Ethanol's backers maintain that a government mandate to convert half of all pumps to ethanol is necessary because the major oil companies won't let gas stations install E-85 pumps. But this is a bogus claim. Federal laws, including the most recent energy legislation, prohibit gas station owners and oil companies from discriminating against ethanol. The real reason why stations don't carry ethanol is that it simply does not currently offer the returns to offset the thousands of dollars needed to make them ethanol-ready—much less make up the losses from oil sales.

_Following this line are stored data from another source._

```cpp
__device__ __forceinline__ float epi_value(const aldm_igemm_desc& d, int rb_ld, const float* __restrict__ outp,
                                           const float* __restrict__ resp, int b, int64_t o, int n, float v) {
    if (d.bias) v += d.bias[n];
    if (d.rowbias) v += d.rowbias[(int64_t)b * rb_ld + n];
    v = act_apply(v, d.act, d.act_slope);
    if (resp) v += resp[o];
    v *= d.alpha;
    if (d.accumulate) v += outp[o];
    return v;
}

__device__ __forceinline__ float silu_fast(float v) {
    return v * __frcp_rn(1.0f + __expf(-v));
// ... 138 lines not shown
        f32x4 v[ITC];
        int64_t rowoff[ITC];
        int64_t srow[ITC];
        int rboff[ITC];
        unsigned okmask = 0;
#pragma unroll
        for (int it = 0; it < ITC; ++it) {
            const int r = (itc + it) * RPI + sr;
            v[it] = *reinterpret_cast<const f32x4*>(&stg[r * SP + sc]);
            const int m = m0 + (wm * MT + i) * 32 + r;
            bool ok = m < p.M && ncol < d.N;
            int b = 0;
            int64_t orow = m;
            if (need_b) {
                b = m / p.OHW;
                if (d.out_mul > 0) {
                    const int qq = m - b * p.OHW;
                    const int t = qq * d.out_mul + d.out_off;
                    ok = ok && (unsigned)t < (unsigned)d.out_len;
                    orow = (int64_t)b * d.out_len + t;
                }
            }
            rowoff[it] = ok ? orow * ld_out + (ncol - col_shift) : 0;
            srow[it] = orow;
            rboff[it] = ok ? b * p.rb_ld + ncol : 0;
            okmask |= ((ok && epi_st) ? 1u : 0u) << it;
        }
        if (split_out) {
#pragma unroll
            for (int it = 0; it < ITC; ++it)
                if ((okmask >> it) & 1u) *reinterpret_cast<f32x4*>(outp + rowoff[it]) = v[it];
            continue;
        }
#pragma unroll
        for (int it = 0; it < ITC; ++it) v[it] += bias4;
        if (d.rowbias) {
// ... 181 lines not shown
```

### audioldm2_amd/lib.py

```python
from __future__ import annotations

import ctypes as C
import os

_HERE = os.path.dirname(os.path.abspath(__file__))
LIB_PATH = os.environ.get("ALDM_LIB_PATH") or os.path.join(_HERE, "libaldm_hip.so")
ABI_VERSION = 25

ACT_NONE, ACT_SILU, ACT_LRELU, ACT_TANH, ACT_LOGCLAMP, ACT_GELU, ACT_GELU_TANH = range(7)
B_PACKED, B_NT = 0, 1
EPI_PLAIN, EPI_GEGLU, EPI_QKV = 0, 1, 2
GN_CHUNKED, GN_FUSED, GN_FUSED_SPLIT = 0, 1, 2
FMT_BF16, FMT_F16 = 0, 1
EPI_FORM_GENERIC, EPI_FORM_PLAIN, EPI_FORM_ROWBIAS, EPI_FORM_RES = range(4)


class IgemmDesc(C.Structure):

    _fields_ = [
        ("x1", C.c_void_p), ("x2", C.c_void_p),
        ("C1", C.c_int32), ("C2", C.c_int32),
        ("pix1", C.c_int32), ("pix2", C.c_int32),
        ("B", C.c_int32), ("H", C.c_int32), ("W", C.c_int32),
        ("up_h", C.c_int32), ("up_w", C.c_int32),
# ... 8 lines not shown
        ("bias", C.c_void_p), ("rowbias", C.c_void_p), ("res", C.c_void_p), ("out", C.c_void_p),
        ("ldo", C.c_int32), ("act", C.c_int32), ("act_slope", C.c_float), ("alpha", C.c_float),
        ("accumulate", C.c_int32),
        ("out_mul", C.c_int32), ("out_off", C.c_int32), ("out_len", C.c_int32),
        ("batch", C.c_int32),
        ("stride_x", C.c_int64), ("stride_w", C.c_int64), ("stride_o", C.c_int64),
        ("rowbias_ld", C.c_int32), ("epi_mode", C.c_int32),
        ("ws", C.c_void_p), ("ws_floats", C.c_int64),
        ("hint_bm", C.c_int32), ("hint_bn", C.c_int32), ("hint_splits", C.c_int32), ("hint_kgroups", C.c_int32),
        ("w_split", C.c_void_p), ("hint_mma", C.c_int32), ("hint_stages", C.c_int32),
        ("a_split", C.c_void_p), ("out_split", C.c_void_p), ("out_split_c", C.c_int32), ("split_parts", C.c_int32),
        ("out_split_act", C.c_int32), ("out_split_slope", C.c_float),
        ("k_split", C.c_void_p), ("vt_split", C.c_void_p), ("qkv_c", C.c_int32), ("qkv_rows", C.c_int32),
        ("a_fmt", C.c_int32), ("acc_scale", C.c_float), ("out_split_parts", C.c_int32),
        ("out_split_fmt", C.c_int32), ("out_split_scale", C.c_float), ("vt_scale", C.c_float),
    ]
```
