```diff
@@ -474,11 +475,15 @@
         return tp > 0 and (h * w) % tp == 0
 
     def run(self, mask, img):
-        if self._pair_kernel_ok(img) and mask.shape == img.shape and ops.fusion_pair_inputs_ok(img, mask):
+        short = mask.shape[0] < img.shape[0]
+        if self._pair_kernel_ok(img) and tuple(mask.shape[1:]) == tuple(img.shape[1:]) and mask.shape[0] <= img.shape[0] and ops.fusion_pair_inputs_ok(img, mask):
             pa, pb = self.mask2img._p, self.img2mask._p
             (_, ba), (_, bb) = pa.get(), pb.get()
             img_out, mask_out = ops.fusion_pair(img, mask, (pa.frag(), pb.frag()), (ba, bb), ops.w_format())
             return mask_out, img_out
+        if short:
+            raise _hip.FocusFlowHipError(f"FusionUnit: {mask.shape[0]} condition images for {img.shape[0]} frames, and ff_fusion_pair_fwd_n "
+                                         "does not take this unit")
         if isinstance(img, ops.LazyAct):
             img = img.materialise()
         if isinstance(mask, ops.LazyAct):
@@ -733,8 +738,15 @@
             self._tail_key = key
         return self._tail
 
+    def shared_mask2_ok(self, frames, hh, ww) -> bool:
+        return (_SHARED_MASK2 and frames > 2 and hh % 2 == 0 and ww % 2 == 0 and self._lazy_for(self.fusion1, 64, hh // 2, ww // 2)
+                and frames * (hh // 2) * (ww // 2) * 64 * 4 < (1 << 31))
+
     def forward(self, x, mask):
         b, hh, ww = x.shape[0], x.shape[1], x.shape[2]
+        self.cond_images = mask.shape[0]
+        if mask.shape[0] != b and not (mask.shape[0] < b and self.shared_mask2_ok(b, hh, ww)):
+            raise _hip.FocusFlowHipError(f"BasicParallelFusionLayer: {mask.shape[0]} condition images for {b} frames (shared_mask2_ok says when fewer are read)")
         lz1 = self._lazy_for(self.fusion1, 64, hh // 2, ww // 2)
         lz2 = self._lazy_for(self.fusion2, 64, hh // 2, ww // 2)
         lz3 = self._lazy_for(self.fusion3, 96, hh // 4, ww // 4)
diff --git a/focusflow_official_amd/csrc/fusion_pair.hip b/focusflow_official_amd/csrc/fusion_pair.hip
--- a/focusflow_official_amd/csrc/fusion_pair.hip
+++ b/focusflow_official_amd/csrc/fusion_pair.hip
@@ -13,6 +13,7 @@
 struct FArgs {
     FFFusionPair p;
     long long tiles;
+    int n_img[2];
 };
 
 template <int C, int TP, int TERMS>
@@ -65,11 +66,13 @@
     }
     const float xinv = ff::SPLIT_INV;
     const int nbytes = (int)(a.tiles * TBYTES);
+    const int ibytes = p.HW * C * 4;
     __amdgpu_buffer_rsrc_t rx[2], rr[2], ry[2];
 #pragma unroll
     for (int br = 0; br < 2; ++br) {
-        rx[br] = __builtin_amdgcn_make_buffer_rsrc(const_cast<float*>(p.x[br]), 0, nbytes, 0x00020000);
-        rr[br] = __builtin_amdgcn_make_buffer_rsrc(const_cast<float*>(p.xres[br] ? p.xres[br] : p.x[br]), 0, nbytes, 0x00020000);
+        const int xbytes = a.n_img[br] * ibytes;
+        rx[br] = __builtin_amdgcn_make_buffer_rsrc(const_cast<float*>(p.x[br]), 0, xbytes, 0x00020000);
+        rr[br] = __builtin_amdgcn_make_buffer_rsrc(const_cast<float*>(p.xres[br] ? p.xres[br] : p.x[br]), 0, xbytes, 0x00020000);
         ry[br] = __builtin_amdgcn_make_buffer_rsrc(p.y[br], 0, nbytes, 0x00020000);
     }
     const int voff = tid * 16;
@@ -82,20 +85,26 @@
     for (long long tile = blockIdx.x; tile < a.tiles; tile += gridDim.x) {
         const int tb = (int)(tile * TBYTES);
         const int bimg = (int)(tile * TP / p.HW);
+        int bi[2], tbx[2];
+#pragma unroll
+        for (int br = 0; br < 2; ++br) {
+            bi[br] = min(bimg, a.n_img[br] - 1);
+            tbx[br] = tb - (bimg - bi[br]) * ibytes;
+        }
         f32x4 val[2][NI], rsd[2][NI];
 #pragma unroll
         for (int br = 0; br < 2; ++br)
 #pragma unroll
             for (int j = 0; j < NI; ++j) {
                 if (!loader) continue;
-                val[br][j] = __builtin_bit_cast(f32x4, __builtin_amdgcn_raw_buffer_load_b128(rx[br], voff, tb + j * (NACT * 16), 0));
-                if (p.xres[br]) rsd[br][j] = __builtin_bit_cast(f32x4, __builtin_amdgcn_raw_buffer_load_b128(rr[br], voff, tb + j * (NACT * 16), 0));
+                val[br][j] = __builtin_bit_cast(f32x4, __builtin_amdgcn_raw_buffer_load_b128(rx[br], voff, tbx[br] + j * (NACT * 16), 0));
+                if (p.xres[br]) rsd[br][j] = __builtin_bit_cast(f32x4, __builtin_amdgcn_raw_buffer_load_b128(rr[br], voff, tbx[br] + j * (NACT * 16), 0));
             }
 #pragma unroll
         for (int br = 0; br < 2; ++br) {
             if (!p.scale[br] || !loader) continue;
-            const f32x4 sc = *reinterpret_cast<const f32x4*>(p.scale[br] + (long long)bimg * C + grp * 4);
-            const f32x4 sh = *reinterpret_cast<const f32x4*>(p.shift[br] + (long long)bimg * C + grp * 4);
+            const f32x4 sc = *reinterpret_cast<const f32x4*>(p.scale[br] + (long long)bi[br] * C + grp * 4);
+            const f32x4 sh = *reinterpret_cast<const f32x4*>(p.shift[br] + (long long)bi[br] * C + grp * 4);
 #pragma unroll
             for (int j = 0; j < NI; ++j) {
 #pragma unroll
@@ -197,7 +206,12 @@
 extern "C" int ff_fusion_pair_tile(int C) { return C == 64 ? 128 : (C == 96 ? 32 : 0); }
 
 extern "C" int ff_fusion_pair_fwd(const FFFusionPair* pp, void* stream) {
-    FF_REQUIRE(pp, "ff_fusion_pair_fwd: null argument");
+    const int all[2] = {0, 0};
+    return ff_fusion_pair_fwd_n(pp, all, stream);
+}
+
+extern "C" int ff_fusion_pair_fwd_n(const FFFusionPair* pp, const int* n_img, void* stream) {
+    FF_REQUIRE(pp && n_img, "ff_fusion_pair_fwd: null argument");
     const FFFusionPair& p = *pp;
     const int tp = ff_fusion_pair_tile(p.C);
     FF_REQUIRE(tp > 0, "ff_fusion_pair_fwd: C = %d (64 or 96 channels per branch; other fusion units take ff_conv2d_fwd)", p.C);
@@ -215,6 +229,20 @@
         FF_REQUIRE(p.y[i] != p.x[1 - i] && (!p.xres[1 - i] || p.y[i] != p.xres[1 - i]), "ff_fusion_pair_fwd: an output aliases the other branch's input");
     }
     FArgs a;
+    const long long ibytes = (long long)p.HW * p.C * 4;
+    for (int i = 0; i < 2; ++i) {
+        a.n_img[i] = n_img[i] ? n_img[i] : p.B;
+        FF_REQUIRE(a.n_img[i] >= 1 && a.n_img[i] <= p.B, "ff_fusion_pair_fwd: n_img[%d] = %d (0, or 1 .. B = %d)", i, n_img[i], p.B);
+        FF_REQUIRE(a.n_img[i] * ibytes < (1ll << 31), "ff_fusion_pair_fwd: a tensor of 2 GiB or more (branch %d)", i);
+        if (a.n_img[i] < p.B) {
+            const char *y0 = reinterpret_cast<const char*>(p.y[i]), *y1 = y0 + p.B * ibytes;
+            for (const float* in : {p.x[i], p.xres[i]}) {
+                const char* x0 = reinterpret_cast<const char*>(in);
+                FF_REQUIRE(!in || x0 + a.n_img[i] * ibytes <= y0 || y1 <= x0,
+                           "ff_fusion_pair_fwd: the output of a branch with n_img < B aliases that branch's input (branch %d: %d of %d images)", i, a.n_img[i], p.B);
+            }
+        }
+    }
     a.p = p;
     a.tiles = (long long)p.B * p.HW / tp;
     hipStream_t s = static_cast<hipStream_t>(stream);
diff --git a/focusflow_official_amd/model.py b/focusflow_official_amd/model.py
--- a/focusflow_official_amd/model.py
+++ b/focusflow_official_amd/model.py
@@ -100,12 +100,13 @@
         i12 = ops.empty_nhwc(2 * b, h, w, 4, image1)
         i1 = ops.prep_input(image1, b, h, w, image1, out=i12[:b])
         i2 = ops.prep_input(image2, b, h, w, image1, out=i12[b:])
+        b2 = 1 if modal in ("point", "neighborG", "neighborE") and self.flow_net.shared_mask2_ok(b, h, w) else b
         if modal is None:
             m1 = m2 = None
         elif modal == "point":
-            m12 = ops.empty_nhwc(2 * b, h, w, 4, image1)
+            m12 = ops.empty_nhwc(b + b2, h, w, 4, image1)
             m1 = ops.prep_input(mask1, b, h, w, image1, out=m12[:b])
-            m2 = ops.prep_input(None, b, h, w, image1, fill=255.0, out=m12[b:])
+            m2 = ops.prep_input(None, b2, h, w, image1, fill=255.0, out=m12[b:])
         elif modal == "frame":
             m1, m2 = i1, i2
         else:
@@ -114,7 +115,7 @@
                 tab = gaussian_table(t.KERNEL_SIZE, t.KERNEL_SIGMA) if modal == "neighborG" else ellipse_table(t.MASK_DILATE)
                 self._table = tab.to(image1.device)
             m1 = ops.mask_prepare(MASK_MODES[modal], mask1, image1, self._table)
-            m2 = i2 if modal == "context" else ops.prep_input(None, b, h, w, image1, fill=255.0)
+            m2 = i2 if modal == "context" else ops.prep_input(None, b2, h, w, image1, fill=255.0)
         ops.guard_begin(image1.device)
         self.flow_net._guard_handled = False
         out = self.flow_net(i1, i2, m1, m2, iters=raft_iters, flow_init=flow_init, test_mode=test_mode)
diff --git a/focusflow_official_amd/ops.py b/focusflow_official_amd/ops.py
--- a/focusflow_official_amd/ops.py
+++ b/focusflow_official_amd/ops.py
@@ -1278,8 +1278,9 @@
 
 def fusion_pair(img, mask, w_frag, bias, w_fmt: int):
     ins = (img, mask)
-    b, h, w, c = ins[0].shape
-    assert ins[1].shape == ins[0].shape
+    n_img = (ins[0].shape[0], ins[1].shape[0])
+    b, (_, h, w, c) = max(n_img), ins[0].shape
+    assert tuple(ins[1].shape[1:]) == tuple(ins[0].shape[1:])
     p = _hip.FFFusionPair()
     outs = []
     for i, v in enumerate(ins):
@@ -1292,7 +1293,7 @@
             p.in_act = v.act
             if v.res is not None:
                 p.xres[i], p.xres_ld[i] = v.res.data_ptr(), _ld(v.res)
-        y = t if isinstance(v, LazyAct) else empty_nhwc(b, h, w, c, t)
+        y = t if isinstance(v, LazyAct) and n_img[i] == b else empty_nhwc(b, h, w, c, t)
         outs.append(y)
         p.y[i], p.y_ld[i] = y.data_ptr(), _ld(y)
         p.w_frag[i] = w_frag[i].data_ptr()
@@ -1305,7 +1306,10 @@
     acts = {v.act for v in ins if isinstance(v, LazyAct)}
     assert len(acts) <= 1, "lazy inputs of one fusion unit share the activation"
     p.w_format, p.B, p.HW, p.C = w_fmt, b, h * w, c
-    _timed_call("conv", "ff_fusion_pair_fwd", C.byref(p), _stream(), note=(2.0 * b * h * w * 2 * c * c, w_fmt))
+    if n_img[0] == n_img[1]:
+        _timed_call("conv", "ff_fusion_pair_fwd", C.byref(p), _stream(), note=(2.0 * b * h * w * 2 * c * c, w_fmt))
+    else:
+        _timed_call("conv", "ff_fusion_pair_fwd_n", C.byref(p), (C.c_int * 2)(*n_img), _stream(), note=(2.0 * b * h * w * 2 * c * c, w_fmt))
     return outs[0], outs[1]
 
 
diff --git a/focusflow_official_amd/raft_net.py b/focusflow_official_amd/raft_net.py
--- a/focusflow_official_amd/raft_net.py
+++ b/focusflow_official_amd/raft_net.py
@@ -145,6 +145,9 @@
         coords1 = ops.coords_init(b, h8, w8, cnet, flow_init)
         return self._update_loop(net, inp, fmap1, fmap2, coords1, iters, loop_gate, corr_fn, test_mode)
 
+    def shared_mask2_ok(self, b, hh, ww) -> bool:
+        return isinstance(self.fnet, BasicParallelFusionLayer) and self.fnet.shared_mask2_ok(2 * b, hh, ww)
+
     def _fused_train(self, test_mode=False) -> bool:
         return (torch.is_grad_enabled() and train_loop.ENABLED and _GRU_CTX_ONCE and ops.w_format() in (_hip.W_F16X3, _hip.W_F16)
                 and not test_mode)
diff --git a/include/focusflow_hip.h b/include/focusflow_hip.h
--- a/include/focusflow_hip.h
+++ b/include/focusflow_hip.h
@@ -219,6 +219,7 @@
 } FFFusionPair;
 int ff_fusion_pair_tile(int C);
 int ff_fusion_pair_fwd(const FFFusionPair* p, void* stream);
+int ff_fusion_pair_fwd_n(const FFFusionPair* p, const int n_img[2], void* stream);
 typedef struct FFEncoderTail {
     const float* x[2];     int x_ld[2];
     const float* xres[2];  int xres_ld[2];
```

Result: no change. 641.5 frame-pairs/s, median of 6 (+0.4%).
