template <int ABL = 0, bool SWI = false, bool SWB = false, bool ROPE = false>
MM_DEV void gemm_pp_tile(const GemmArgs& a, const int bid, unsigned char* smem) {
    constexpr int BM = 256, BN = 256, TM = 128, TN = 64, FM = 8, FN = 4;
    constexpr int BUF = (BM + BN) * 128;
    constexpr int A_BYTES = BM * 128;

    const int total = a.ntm * a.ntn;
    const int q8 = total >> 3, r8 = total & 7;
    const int xcd = bid & 7, idx = bid >> 3;
    const int logical = (xcd < r8 ? xcd * (q8 + 1) : r8 * (q8 + 1) + (xcd - r8) * q8) + idx;
    const int GM = a.gm;
    const int gsize = GM * a.ntn;
    const int grp = logical / gsize;
    const int first_m = grp * GM;
    const int gm = min(a.ntm - first_m, GM);
    const int in_g = logical - grp * gsize;
    const int tm = first_m + in_g % gm;
    const int tn = in_g / gm;
    const int m0 = tm * BM, n0 = tn * BN;

    const int tid = threadIdx.x, lane = tid & 63, wave = tid >> 6;
    const int wave_s = __builtin_amdgcn_readfirstlane(wave);
    const int wm = wave_s >> 2, wn = wave_s & 3;
    const int fr = lane & 15, fq = lane >> 4;
    const int M = a.M, N = a.N;
    const int nk = a.K >> 6;
#ifdef MM355_SWB_STAGGER
    if constexpr (SWB) {
        if (bid < 256) {
            const int ph = (bid >> 3) % MM355_SWB_PHASES;
            for (int i = 0; i < ph * MM355_SWB_STAGGER; ++i) __builtin_amdgcn_s_sleep(127);
        }
    }
#endif

    f32x4 acc[FM][FN];
#pragma unroll
    for (int i = 0; i < FM; ++i)
#pragma unroll
        for (int j = 0; j < FN; ++j) acc[i][j] = f32x4{0.f, 0.f, 0.f, 0.f};

    uint32_t src[4][2];
    int dst[4][2];
#pragma unroll
    for (int h = 0; h < 2; ++h) {
        const int q = wave_s + 8 * h;
#pragma unroll
        for (int kd = 0; kd < 4; ++kd) {
            const bool isA = kd == 0 || kd == 3;
            const int blk = isA ? (kd == 3) : (kd - 1);
            if (isA) {
                const int rin = lane >> 3, c = (lane & 7) ^ rin;
                const int row = h * 128 + blk * 64 + wave_s * 8;
                src[kd][h] = (uint32_t)((int64_t)(min(m0 + row + rin, M - 1) - m0) * a.lda * 2 + c * 16);
                dst[kd][h] = row * 128;
            } else {
                const int rin = lane >> 3, c = (lane & 7) ^ rin;
                const int row = (q >> 2) * 64 + blk * 32 + (q & 3) * 8;
                if constexpr (SWI) {
                    const int wrow = blk * (int)a.res_mod + tn * 128 + (q >> 2) * 32 + (q & 3) * 8 + rin;
                    src[kd][h] = (uint32_t)((int64_t)wrow * a.ldb * 2 + c * 16);
                } else if constexpr (ROPE) {
                    const int wrow = ((q >> 2) >> 1) * 128 + blk * 64 + ((q >> 2) & 1) * 32 + (q & 3) * 8 + rin;
                    src[kd][h] = (uint32_t)((int64_t)wrow * a.ldb * 2 + c * 16);
                } else {
                    src[kd][h] = (uint32_t)((int64_t)(min(n0 + row + rin, N - 1) - n0) * a.ldb * 2 + c * 16);
                }
                dst[kd][h] = A_BYTES + row * 128;
            }
        }
    }
    const uint16_t* baseA = a.A + (int64_t)m0 * a.lda;
    const uint16_t* baseB = SWI ? a.B : a.B + (int64_t)n0 * a.ldb;
    const __amdgpu_buffer_rsrc_t rsA = __builtin_amdgcn_make_buffer_rsrc((void*)baseA, 0, 0x7fffffff, 0x00020000);
    const __amdgpu_buffer_rsrc_t rsB = __builtin_amdgcn_make_buffer_rsrc((void*)baseB, 0, 0x7fffffff, 0x00020000);
    auto issue = [&](int kd, int tile) {
        unsigned char* sb = smem + (tile & 1) * BUF;
        const bool isA = kd == 0 || kd == 3;
#pragma unroll
        for (int h = 0; h < 2; ++h)
            __builtin_amdgcn_raw_ptr_buffer_load_lds(isA ? rsA : rsB, (lptr_t)(sb + dst[kd][h]), 16, src[kd][h],
                                                     (ABL == 3 ? (tile & 1) : tile) * 128, 0, 0);
    };

    const int sw0 = ((fq) ^ (fr & 7)) << 4;
    const int sw1 = ((4 + fq) ^ (fr & 7)) << 4;
    const int a_off = (wm * TM + fr) * 128;
    const int b_off = A_BYTES + (wn * TN + fr) * 128;
    bf16x8 A[2][4][2], B[2][2][2];
    auto rdA = [&](int ah, int tile) {
        const unsigned char* sb = smem + (tile & 1) * BUF + a_off + ah * 8192;
#pragma unroll
        for (int i = 0; i < 4; ++i) {
            A[ah][i][0] = *(const bf16x8*)(sb + i * 2048 + sw0);
            A[ah][i][1] = *(const bf16x8*)(sb + i * 2048 + sw1);
        }
    };
    auto rdB = [&](int bh, int tile) {
        const unsigned char* sb = smem + (tile & 1) * BUF + b_off + bh * 4096;
#pragma unroll
        for (int j = 0; j < 2; ++j) {
            B[bh][j][0] = *(const bf16x8*)(sb + j * 2048 + sw0);
            B[bh][j][1] = *(const bf16x8*)(sb + j * 2048 + sw1);
        }
    };
#if defined(MM355_SWB_ABL) && MM355_SWB_ABL == 3
    u32x4 swb_sink = u32x4{0u, 0u, 0u, 0u};
    auto swb_extra = [&](int pidx) -> int {
        int n = 0;
        const int row_l = lane >> 2, k4 = lane & 3;
        const int c_wave = n0 + wn * 64;
        if ((pidx & 7) == 0) {
            const int li = pidx >> 3, i = li >> 2, j8 = (li >> 1) & 1, gsel = li & 1;
            const int grow = min(m0 + wm * 128 + row_l + i * 16, M - 1);
            const uint16_t* pa = a.res + (int64_t)grow * a.ldr + min(c_wave, a.N - 64) + k4 * 16 + j8 * 8 + gsel * a.N;
            asm volatile("global_load_dwordx4 %0, %1, off" : "=v"(swb_sink) : "v"(pa) : "memory");
            ++n;
        }
        const int s_now = (pidx * 5) >> 4, s_prev = pidx ? ((pidx - 1) * 5) >> 4 : -1;
        if (s_now != s_prev) {
            const int si = s_now;
            uint16_t* pa;
            if (si < 32) {
                const int i = si >> 2, j8 = (si >> 1) & 1, gsel = si & 1;
                const int grow = min(m0 + wm * 128 + row_l + i * 16, M - 1);
                pa = (uint16_t*)a.C + (int64_t)grow * a.ldc + min(c_wave, a.N - 64) + k4 * 16 + j8 * 8 + gsel * a.N;
            } else {
                const int t = si - 32, q = t >> 4, it = (t >> 2) & 3, ib = t & 3;
                const int ch = min(c_wave, a.N - 64) + it * 16 + fq * 4 + (fr & 3);
                const int r8 = min(m0 + wm * 128 + ib * 32 + 8 * (fr >> 2), M - 8);
                pa = (q == 0 ? a.aux0 : a.aux1) + (int64_t)(q == 2 ? a.N + ch : ch) * a.ld_aux + r8;
            }
            asm volatile("global_store_dwordx4 %0, %1, off" :: "v"(pa), "v"(swb_sink) : "memory");
            ++n;
        }
        return n;
    };
#endif
    auto phase = [&](auto p_c, auto vm_c, auto issue_c, auto nexta_c, int tile, int st) {
        constexpr int P = decltype(p_c)::value, VM = decltype(vm_c)::value;
        constexpr bool ISSUE = decltype(issue_c)::value, NEXTA = decltype(nexta_c)::value;
        constexpr int ah = P >> 1, bh = (P == 1 || P == 2) ? 1 : 0;
        if constexpr (ABL != 2) {
            if constexpr (P == 0) rdB(0, tile);
            if constexpr (P == 1) rdB(1, tile);
            if constexpr (P == 2) rdA(1, tile);
            if constexpr (P == 3 && NEXTA) rdA(0, tile + 1);
        }
        if constexpr (ISSUE && ABL != 1) issue((P + 2) & 3, st);
#if defined(MM355_SWB_ABL) && MM355_SWB_ABL == 3
        if constexpr (SWB) {
            const int nx = swb_extra(tile * 4 + P);
            if (nx == 0) wait_vmcnt<VM>();
            else if (nx == 1) wait_vmcnt<VM + 1>();
            else wait_vmcnt<VM + 2>();
        } else
#endif
        if constexpr (ABL != 1) wait_vmcnt<VM>();
        __builtin_amdgcn_sched_barrier(0);
        __builtin_amdgcn_s_barrier();
        asm volatile("s_waitcnt lgkmcnt(0)" ::: "memory");
        __builtin_amdgcn_sched_barrier(0);
        __builtin_amdgcn_s_setprio(1);
#pragma unroll
        for (int kk = 0; kk < 2; ++kk)
#pragma unroll
            for (int i = 0; i < 4; ++i)
#pragma unroll
                for (int j = 0; j < 2; ++j)
                    acc[ah * 4 + i][bh * 2 + j] =
                        __builtin_amdgcn_mfma_f32_16x16x32_bf16(A[ah][i][kk], B[bh][j][kk], acc[ah * 4 + i][bh * 2 + j], 0, 0, 0);
        __builtin_amdgcn_s_setprio(0);
        __builtin_amdgcn_sched_barrier(0);
        __builtin_amdgcn_s_barrier();
    };
    using I0 = std::integral_constant<int, 0>; using I1 = std::integral_constant<int, 1>;
    using I2 = std::integral_constant<int, 2>; using I3 = std::integral_constant<int, 3>;
    using I4 = std::integral_constant<int, 4>; using I6 = std::integral_constant<int, 6>;
    using I8 = std::integral_constant<int, 8>;
    using T = std::true_type; using F = std::false_type;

There's no question that government intervention through taxes, regulations, and subsidies has distorted energy markets and provided oil companies with an unfair advantage. So it is not surprising that even a self-made billionaire such as Khosla with a promising new fuel on his hands should think it's right to demand government help. (Actually, he does this quite often, including last year when he attempted unsuccessfully to convince California voters to impose new taxes on oil to fund research into alternative fuels.) However, mandating a distribution infrastructure for ethanol would take government intervention in energy markets to a whole new level. Worst of all, it will make even promising new companies such as Coskata less able to innovate in a real, ultimately self-sustaining way.

If Coskata's fuel can make it without market-distorting subsidies, it will. The best thing that Washington can do for the company—and, more important, for consumers—is to ignore GM and Khosla's demands.